> _What to produce_: Some lines of these records may hold the word "multiples"; state how many, using only the number.

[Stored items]
____

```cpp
static int validate(const st355_gemm_args* a) {
  ST_REQUIRE(a && a->A && a->B && a->C, "gemm: null pointer");
  ST_REQUIRE(a->M > 0 && a->N > 0 && a->K > 0, "gemm: empty shape M=%d N=%d K=%d", a->M, a->N, a->K);
  ST_REQUIRE(a->K % BK == 0 && a->K2 % BK == 0, "gemm: K (%d) and K2 (%d) must be multiples of 64", a->K, a->K2);
  ST_REQUIRE(a->N % 4 == 0 && a->ldc % 4 == 0, "gemm: N (%d) and ldc must be multiples of 4", a->N);
  ST_REQUIRE(a->lda % 8 == 0 && a->ldb % 8 == 0, "gemm: lda/ldb must be multiples of 8 (16-byte rows)");
  ST_REQUIRE(((uintptr_t)a->A % 16 == 0) && ((uintptr_t)a->B % 16 == 0) && ((uintptr_t)a->C % 8 == 0), "gemm: misaligned pointer");
  if (a->K2 > 0) {
    ST_REQUIRE(a->A2 && a->B2 && a->lda2 % 8 == 0 && a->ldb2 % 8 == 0, "gemm: low-rank extension operands missing/misaligned");
    ST_REQUIRE(((uintptr_t)a->A2 % 16 == 0) && ((uintptr_t)a->B2 % 16 == 0), "gemm: misaligned A2/B2");
  }
  if (a->epilogue == ST355_EPI_GATE_RESIDUAL)
    ST_REQUIRE(a->gate && a->aux_in && a->rows_per_batch > 0 && a->gate_stride % 4 == 0 && a->ld_aux_in % 4 == 0,
               "gemm: gate/residual epilogue operands missing");
  if (a->epilogue == ST355_EPI_MUL_GELU_GRAD || a->epilogue == ST355_EPI_ADD)
    ST_REQUIRE(a->aux_in && a->ld_aux_in % 4 == 0, "gemm: gelu-grad/add epilogue needs aux_in");
  if ((a->epilogue == ST355_EPI_GELU || a->epilogue == ST355_EPI_GATE_RESIDUAL) && a->aux_out)
    ST_REQUIRE(a->ld_aux_out % 4 == 0, "gemm: ld_aux_out must be a multiple of 4");
  ST_REQUIRE(a->epilogue >= 0 && a->epilogue <= ST355_EPI_HEADS, "gemm: unknown epilogue %d", a->epilogue);
  if (a->epilogue == ST355_EPI_HEADS) {
    const st355_heads* h = a->heads;
// ... 928 lines not shown
```

Measured before the change: 6.258.

## Switch bf16 NT GEMM inner loop from 32x32x16 to 16x16x32 MFMA

Replaces the 32x32x16 bf16 MFMA tiles in the plain NT bf16 and persistent GEMM paths with 16x16x32 MFMAs. It remaps the LDS fragment offsets to suit the new shape and adds a permlane16 swap before the epilogue so accumulators return to the layout the epilogue expects. The aim is higher matrix-core throughput or better LDS read patterns on MI355X. In exchange it issues more MFMA instructions per K step and adds a permute cost at the epilogue.

```diff
diff --git a/simpletuner_amd/csrc/gemm.hip b/simpletuner_amd/csrc/gemm.hip
--- a/simpletuner_amd/csrc/gemm.hip
+++ b/simpletuner_amd/csrc/gemm.hip
@@ -781,6 +781,48 @@
   else asm volatile("s_waitcnt vmcnt(0)" ::: "memory");
 }
 
+__device__ __forceinline__ void pq_frag16(int lane, int xbase, int wbase, int (&xk)[4], int (&wk)[4]) {
+  const int l15 = lane & 15, kq = lane >> 4;
+  const int w15 = (l15 & 3) | ((l15 & 4) << 1) | ((l15 & 8) >> 1);
+#pragma unroll
+  for (int q = 0; q < 4; q++) {
+    const int tile = q >> 1, ks = q & 1;
+    xk[q] = xbase + (16 * tile + l15) * 128 + (((4 * ks + kq) ^ ((l15 >> 1) & 7)) << 4);
+    wk[q] = wbase + (16 * tile + w15) * 128 + (((4 * ks + kq) ^ ((w15 >> 1) & 7)) << 4);
+  }
+}
+__device__ __forceinline__ void pq_mma16(f32x16& acc0, f32x16& acc1, const bf16x8 (&wf)[4], const bf16x8 (&xf)[2][4], int ks) {
+#pragma unroll
+  for (int fi = 0; fi < 2; fi++)
+#pragma unroll
+    for (int j = 0; j < 2; j++)
+#pragma unroll
+      for (int tj = 0; tj < 2; tj++) {
+        f32x16& acc = j ? acc1 : acc0;
+        const int r0 = 8 * fi + 4 * tj;
+        f32x4 c;
+#pragma unroll
+        for (int b = 0; b < 4; b++) c[b] = acc[r0 + b];
+        c = __builtin_amdgcn_mfma_f32_16x16x32_bf16(wf[2 * fi + ks], xf[j][2 * tj + ks], c, 0, 0, 0);
+#pragma unroll
+        for (int b = 0; b < 4; b++) acc[r0 + b] = c[b];
+      }
+}
+__device__ __forceinline__ void pq_acc_swap16(f32x16 (&acc)[2][4]) {
+#pragma unroll
+  for (int i = 0; i < 2; i++)
+#pragma unroll
+    for (int j = 0; j < 4; j++)
+#pragma unroll
+      for (int fi = 0; fi < 2; fi++)
+#pragma unroll
+        for (int b = 0; b < 4; b++) {
+          const auto r = __builtin_amdgcn_permlane16_swap(__float_as_uint(acc[i][j][8 * fi + b]), __float_as_uint(acc[i][j][8 * fi + 4 + b]), false, false);
+          acc[i][j][8 * fi + b] = __uint_as_float(r[0]);
+          acc[i][j][8 * fi + 4 + b] = __uint_as_float(r[1]);
+        }
+}
+
 template <int EPI, bool TN, bool F8 = false, bool CONV = false, int SK = 0>
 __global__ void __launch_bounds__(PQ_THREADS, 2) k_gemm_pq(GemmGroup g) {
   static_assert(!SK || (!TN && !F8 && !CONV && EPI != EPI_SPLITK), "the stream-K tail is built for the plain NT bf16 problems");
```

____

> _Exercise answer_: 3